MANILA, Philippines — The Bangko Sentral ng Pilipinas (BSP) said it would further lower the reserve requirement ratio (RRR) by another 100 basis points as it is unlikely to step on the brake pedal for its easing cycle even after the attacks on the oil production facilities in Saudi Arabia.
BSP Governor Benjamin Diokno told reporters during the launch of the PayMaya QR (quick response) system at the reopening of one of the McDonald’s stores in Bonifacio Global City, monetary authorities could slash the reserve requirement ratio by 100 basis points.
“The next cut might be 100 basis points. It is an active issue, so we can discuss it anytime,” Diokno added.
The BSP has so far lowered the RRR level for big and mid-sized banks by 200 basis points in three tranches from May to July and for small banks by 100 basis points in May, freeing up about P210 billion to boost economic activity.
About P90 to P100 billion worth of funds are released into the financial system for every 100 basis points reduction in the RRR level.
Just like the previous reduction, Diokno said the effectivity of the planned RRR cut would be in tranches.
Likewise, Diokno said the Monetary Board is still likely to push through with its easing cycle via another rate cut in its next rate-setting meeting scheduled on Sept. 26 on concerns that the attacks in Saudi Arabia’s oil fields could put upward pressure on inflation.
“No change, no change,” Diokno said referring to the statement he made during the signing of an agreement with the Bases Conversion and Development Authority (BCDA) on the new currency production facility at the New Clark City in Capas, Tarlac that the next monetary action via rate cut or lowering of RRR could come as early as September.

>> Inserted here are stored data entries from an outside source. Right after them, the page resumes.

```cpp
bool wgrad_s1_ok(const lbt_conv_desc& d, int nsplit) {
  if (d.KH != 3 || d.KW != 3 || d.SH != 1 || d.SW != 1 || d.PT != 1 || d.PB != 1 || d.PL != 1 || d.PR != 1 ||
      d.Ho != d.H || d.Wo != d.W || d.W > 64 || 64 % d.W || d.H % (64 / d.W) ||
      (64 / d.W + 2) * (d.W + 2) > 64 * kHaloMax)
    return false;
  const int64_t chunks = (int64_t)d.N * d.H * d.W / 64;
  return nsplit > 0 && chunks % nsplit == 0;
}

LBT_DEV v4i tr_frag_at(const int8_t* img, int oa, int ob) {
  typedef __attribute__((address_space(3))) v2i lds_v2i;
  const v2i lo = __builtin_amdgcn_ds_read_tr8_b64_v2i32((lds_v2i*)(img + oa));
  const v2i hi = __builtin_amdgcn_ds_read_tr8_b64_v2i32((lds_v2i*)(img + ob));
  return v4i{lo.x, lo.y, hi.x, hi.y};
}

__device__ __forceinline__ void wgrad_s1_body(const WgradArgs& wa, uint32_t bid, WgradManyShared& sm) {
  const lbt_conv_desc& d = wa.d;
  const int H = d.H, W = d.W, Cin = d.Cin, Cout = d.Cout;
  const int ncs = Cin >> 4, ncos = Cout >> 4, nsplit = wa.nsplit;
  const int total = nsplit * ncs * ncos;
  const int xchunk = (total + 7) >> 3;
  const int u = (int)(bid & 7) * xchunk + (int)(bid >> 3);
  if (u >= total) return;
  const int split = u / (ncs * ncos), urem = u - split * (ncs * ncos);
  const int cis = urem / ncos, cos = urem - cis * ncos;
  const int lane = threadIdx.x & 63, wave = wave_id();
  const int j = lane & 15, kg = lane >> 4;
  const int RB = 64 / W, Wp = W + 2, nhalo = (RB + 2) * Wp;
  const int64_t cps = (int64_t)d.N * H * W / 64 / nsplit;
  const int64_t c0 = (int64_t)split * cps;
  const int nmine = cps > wave ? (int)((cps - wave + kFW - 1) / kFW) : 0;
  const int HW = H * W;
  const int fill = wa.x_fill;
  int8_t* st = sm.stage[wave];
  int8_t* gs = st + 4096;
  const int pa = 16 * kg + (j >> 1), pb = pa + 8;
  const int oxa = ((pa / W) * Wp + pa % W) * 16 + 8 * (j & 1);
  const int oxb = ((pb / W) * Wp + pb % W) * 16 + 8 * (j & 1);
  const int oga = pa * 16 + 8 * (j & 1), ogb = pb * 16 + 8 * (j & 1);
  int hoff[kHaloMax];
  uint32_t hin = 0, htop = 0, hbot = 0;
#pragma unroll
  for (int i = 0; i < kHaloMax; ++i) {
    const int t = lane + 64 * i;
    const int hy = t / Wp, hx = t - hy * Wp;
    hoff[i] = ((hy - 1) * W + hx - 1) * Cin;
    hin |= (uint32_t)(t < nhalo && hx >= 1 && hx <= W) << i;
    htop |= (uint32_t)(hy == 0) << i;
    hbot |= (uint32_t)(hy == RB + 1) << i;
  }

  struct Buf {
    v4i x[kHaloMax], g;
    uint32_t valid;
  };
  auto load = [&](Buf& b, int64_t c) {
    const int64_t p0 = c * 64;
    const int n = (int)(p0 / HW), row0 = (int)(p0 - (int64_t)n * HW) / W;
    const int8_t* xim = wa.xq + (p0 * Cin + cis * 16);
    b.valid = hin & ~(row0 == 0 ? htop : 0u) & ~(row0 + RB == H ? hbot : 0u);
#pragma unroll
    for (int i = 0; i < kHaloMax; ++i)
      b.x[i] = *reinterpret_cast<const v4i*>(xim + ((b.valid >> i) & 1 ? hoff[i] : 0));
    b.g = *reinterpret_cast<const v4i*>(wa.gq + (p0 + lane) * Cout + cos * 16);
  };
  v4i acc[9];
#pragma unroll
  for (int t = 0; t < 9; ++t) acc[t] = v4i{0, 0, 0, 0};
  auto cidx = [&](int s) { return c0 + wave + (int64_t)(s < nmine ? s : nmine - 1) * kFW; };
  auto step = [&](Buf& b, int s) {
    if constexpr (!(LBT_WGX & 2)) {
#pragma unroll
      for (int i = 0; i < kHaloMax; ++i) {
        const int t = lane + 64 * i;
        const v4i v = (b.valid >> i) & 1 ? b.x[i] : v4i{fill, fill, fill, fill};
        if (t < nhalo) *reinterpret_cast<v4i*>(st + t * 16) = v;
      }
      *reinterpret_cast<v4i*>(gs + lane * 16) = s < nmine ? b.g : v4i{0, 0, 0, 0};
    }
    asm volatile("" ::: "memory");
    if constexpr (!(LBT_WGX & 1)) load(b, cidx(s + kWgmBufs));
    const v4i bfrag = (LBT_WGX & 4) ? b.g : tr_frag_at(gs, oga, ogb);
#pragma unroll
    for (int t = 0; t < 9; ++t) {
      const int toff = ((t / 3) * Wp + t % 3) * 16;
      const v4i afrag = (LBT_WGX & 4) ? b.x[t % kHaloMax] : tr_frag_at(st, oxa + toff, oxb + toff);
      if constexpr (LBT_WGX & 8)
        acc[t] = acc[t] + afrag + bfrag;
      else
        acc[t] = __builtin_amdgcn_mfma_i32_16x16x64_i8(afrag, bfrag, acc[t], 0, 0, 0);
    }
    asm volatile("" ::: "memory");
  };
  LBT_TS(0);
  if (nmine > 0) {
    Buf bf[kWgmBufs];
#pragma unroll
    for (int k = 0; k < kWgmBufs; ++k) load(bf[k], cidx(k));
    for (int s = 0; s < nmine; s += kWgmBufs) {
#pragma unroll
      for (int k = 0; k < kWgmBufs; ++k) step(bf[k], s + k);
    }
  }
  LBT_TS(1);
  __syncthreads();
  constexpr int kHalf = kFW / 2;
  if (wave < kHalf) {
#pragma unroll
    for (int t = 0; t < 9; ++t) *reinterpret_cast<v4i*>(&sm.red[wave][(t * 64 + lane) * 4]) = acc[t];
  }
  __syncthreads();
  if (wave >= kHalf) {
#pragma unroll
    for (int t = 0; t < 9; ++t) {
      v4i* q = reinterpret_cast<v4i*>(&sm.red[wave - kHalf][(t * 64 + lane) * 4]);
      *q = *q + acc[t];
    }
  }
  __syncthreads();
  LBT_TS(2);
  int32_t* dst = wa.slab + (int64_t)(split % wa.nshard) * 9 * Cin * Cout + (int64_t)cis * 16 * Cout + cos * 16;
  for (int i = threadIdx.x; i < 9 * 256; i += kFW * 64) {
    int v = 0;
#pragma unroll
    for (int w = 0; w < kHalf; ++w) v += sm.red[w][i];
    const int t = i >> 8, l = (i >> 2) & 63, ii = i & 3;
    const int ci = 4 * (l >> 4) + ii, co = l & 15;
    if (v) LBT_GADD(&dst[((int64_t)t * Cin + ci) * Cout + co], v);
  }
  LBT_TS(3);
}

LBT_DEV void wgrad_many_block(const WgradMany& m, uint32_t b, WgradManyShared& sm) {
  int j = 0;
#pragma unroll 1
  while (j + 1 < m.n && b >= m.start[j + 1]) ++j;
  const WgradArgs& wa = m.j[j];
  const uint32_t rb = b - m.start[j];
#ifdef LBT_TRACE
  if (threadIdx.x == 0 && lbt_trace_buf) lbt_trace_buf[(size_t)blockIdx.x * 8 + 6] = (unsigned long long)(j + 1);
#endif
  if (m.fast[j]) {
    wgrad_s1_body(wa, rb, sm);
    return;
  }
  switch (wa.d.Cin >> 4) {
    case 1: conv_wgrad_body<1, kFW>(wa, rb, sm.s1); break;
    default: conv_wgrad_body<2, kFW>(wa, rb, sm.s2); break;
  }
}

__global__ __launch_bounds__(kFW * 64, LBT_WGM_OCC) void conv_wgrad_many_kernel(const WgradMany m) {
  __shared__ __attribute__((aligned(16))) WgradManyShared sm;
  wgrad_many_block(m, blockIdx.x, sm);
}

union WgradManyStemShared {
  WgradManyShared w;
  StemBwdShared<2> s;
};
static_assert(kFW * 64 == 2 * 256, "two stem row blocks per workgroup of the batched launch");
__global__ __launch_bounds__(kFW * 64, LBT_WGM_OCC) void conv_wgrad_many_stem_kernel(const WgradMany m,
                                                                                    const StemBwdArgs st,
                                                                                    uint32_t pairs, int stem_first) {
  __shared__ __attribute__((aligned(16))) WgradManyStemShared sm;
  const uint32_t b = blockIdx.x, nw = m.start[m.n];
  if (stem_first ? b < pairs : b >= nw) {
    stem_bwd_body<2>(st, stem_first ? b : b - nw, sm.s);
    return;
  }
  wgrad_many_block(m, stem_first ? b - pairs : b, sm.w);
}
static_assert(sizeof(WgradMany) + sizeof(StemBwdArgs) + 8 <= 4096, "kernel arguments");
static_assert(sizeof(WgradMany) <= 4096, "kernel arguments");

int wgrad_many_setup(const lbt_wgrad_job& w, WgradArgs& wa, uint32_t& blocks, int32_t& fast) {
  if (!w.slab || !w.xq || !w.gq) return LBT_EINVAL;
  const int e = wgrad_setup(w.xq, w.x_u8off, w.gq, w.d, w.slab, w.nsplit, w.nshard, wa, blocks);
  if (e) return e;
  fast = wgrad_s1_ok(w.d, w.nsplit) ? 1 : 0;
  if (fast) {
    const int64_t units = (int64_t)w.nsplit * (w.d.Cin / 16) * (w.d.Cout / 16);
    blocks = (uint32_t)((units + 7) / 8 * 8);
  } else if (w.d.Cin != 16 && w.d.Cin != 32) {
    return LBT_EINVAL;
  }
  return 0;
}
}

extern "C" int lbt_conv_wgrad_many_i8(const lbt_wgrad_job* jobs, int32_t njobs, void* stream) {
  if (njobs < 0 || (njobs > 0 && !jobs)) return LBT_EINVAL;
  for (int i = 0; i < njobs; ++i) {
    WgradArgs wa;
    uint32_t blocks = 0;
    int32_t fast = 0;
    const int e = wgrad_many_setup(jobs[i], wa, blocks, fast);
    if (e) return e;
  }
  for (int base = 0; base < njobs; base += kMaxWJobs) {
    WgradMany m{};
    const int n = njobs - base < kMaxWJobs ? njobs - base : kMaxWJobs;
    uint64_t total = 0;
    for (int i = 0; i < n; ++i) {
      uint32_t blocks = 0;
      wgrad_many_setup(jobs[base + i], m.j[i], blocks, m.fast[i]);
      m.start[i] = (uint32_t)total;
      total += blocks;
    }
    if (total >= 0x7fffffffull) return LBT_EINVAL;
    m.start[n] = (uint32_t)total;
    m.n = n;
    hipLaunchKernelGGL(conv_wgrad_many_kernel, dim3((unsigned)total), dim3(kFW * 64), 0, (hipStream_t)stream, m);
    const int rc = (int)hipGetLastError();
    if (rc) return rc;
  }
  return 0;
}

extern "C" int lbt_conv_stem_bwd(const lbt_chain_bwd_b* b, const int16_t* x, lbt_conv_desc d, int32_t* slab,
                                 int32_t nshard, void* stream);
// ... 64 lines not shown
```

### lbt_amd/csrc/quantize.hip

```cpp
#include "dfxp_device.h"

using namespace lbt;

namespace {

constexpr int kThreads = 256;

__global__ __launch_bounds__(kThreads) void quantize_rows_kernel(
    const float* __restrict__ x, void* __restrict__ out, int out_kind, int64_t rows, int64_t inner,
    int rpt, lbt_qdesc q, int64_t* __restrict__ chsum, int C) {
  extern __shared__ long long sh_sum[];
  __shared__ int sh_cnt[2 * kThreads / 64];
  const QState s = qstate(q);
  const int64_t groups = inner >> 2;
  const int64_t g = (int64_t)blockIdx.x * kThreads + threadIdx.x;
  const int64_t r0 = (int64_t)blockIdx.y * rpt;
  if (chsum) {
    for (int i = threadIdx.x; i < 2 * C; i += kThreads) sh_sum[i] = 0;
    __syncthreads();
  }
  int ov1 = 0, ov2 = 0;
  int s1[4] = {0, 0, 0, 0}, s2[4] = {0, 0, 0, 0};
  if (g < groups) {
    Noise4 n = {{0.f, 0.f, 0.f, 0.f}};
// ... 231 lines not shown
  if (sgd_blocks + rblocks >= ((int64_t)1 << 31)) return LBT_EINVAL;
  hipLaunchKernelGGL(step_update_kernel, dim3((unsigned)(sgd_blocks + rblocks)), dim3(256), 0, (hipStream_t)stream, w, a,
                     g, n, lr, mu, gscale, (int)sgd_blocks, exps, counts, bits, target, nelem, nslots, step, vec);
  return (int)hipGetLastError();
}

extern "C" int lbt_dfxp_counts_fold(int32_t* counts, int32_t nslots, float* folded, void* stream) {
  if (nslots <= 0) return LBT_OK;
  hipLaunchKernelGGL(counts_fold_kernel, dim3((nslots + 3) / 4), dim3(256), 0, (hipStream_t)stream, counts, nslots,
                     folded);
  return (int)hipGetLastError();
}

extern "C" int lbt_dfxp_range_update_folded(int32_t* exps, const float* folded, const int32_t* bits,
                                            const float* target, const float* nelem, int32_t nslots,
                                            uint64_t* step, void* stream) {
  const int blocks = nslots > 0 ? (nslots + 255) / 256 : 1;
  hipLaunchKernelGGL(range_update_folded_kernel, dim3(blocks), dim3(256), 0, (hipStream_t)stream, exps, folded,
                     bits, target, nelem, nslots, step);
  return (int)hipGetLastError();
}

extern "C" int lbt_dfxp_quantize_weight(const float* w, int32_t KH, int32_t KW, int32_t Cin, int32_t Cout,
                                        lbt_qdesc q, int8_t* w_hwio, int8_t* wf, int32_t ksf, int8_t* wd,
                                        int32_t ksd, int32_t* colsum, void* stream) {
  if (q.bits < 1 || q.bits > 8) return LBT_EINVAL;
  if (wf && ksf * 16 < KH * KW * ((Cin + 15) / 16) * 16) return LBT_EINVAL;
  if (wd && ksd * 16 < KH * KW * ((Cout + 15) / 16) * 16) return LBT_EINVAL;
  hipLaunchKernelGGL(quantize_weight_kernel, dim3(Cout), dim3(kThreads), 0, (hipStream_t)stream, w, KH, KW, Cin,
                     Cout, q, w_hwio, wf, ksf, wd, ksd, colsum);
  return (int)hipGetLastError();
}

extern "C" int lbt_abi_version(void) { return 22; }
```

### lbt_amd/dfxp/ops.py

```python
import ctypes
import math
import os

import torch

from .. import _lib
from .._lib import NSHARD, OUT_F32, OUT_I8, OUT_I16, OUT_U8OFF, ConvDesc, QDesc, call, ptr, stream

NO_Q = _lib.NO_Q

PROFILE = None


class _Timed:
    def __init__(self, kernel, nbytes):
        self.kernel, self.nbytes = kernel, nbytes

    def __enter__(self):
        if PROFILE is not None:
            self.e0 = torch.cuda.Event(enable_timing=True)
            self.e1 = torch.cuda.Event(enable_timing=True)
            self.e0.record()
        return self

# ... 121 lines not shown
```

Diokno said inflation is seen settling within the BSP’s two to four percent target range as oil prices do not breach the $85 per barrel level. “Oil price rise is not yet a worry. For as long as it won’t breach $85 per barrel for consecutive weeks, inflation will remain within target,” he said.
According to Diokno, oil prices could be back to normal in the next few weeks.
Oil prices rose by more than 14 percent to over $69 per barrel as the attacks knocked out almost half of Saudi Arabia’s oil capacity, but dropped sharply to about $65 per barrel.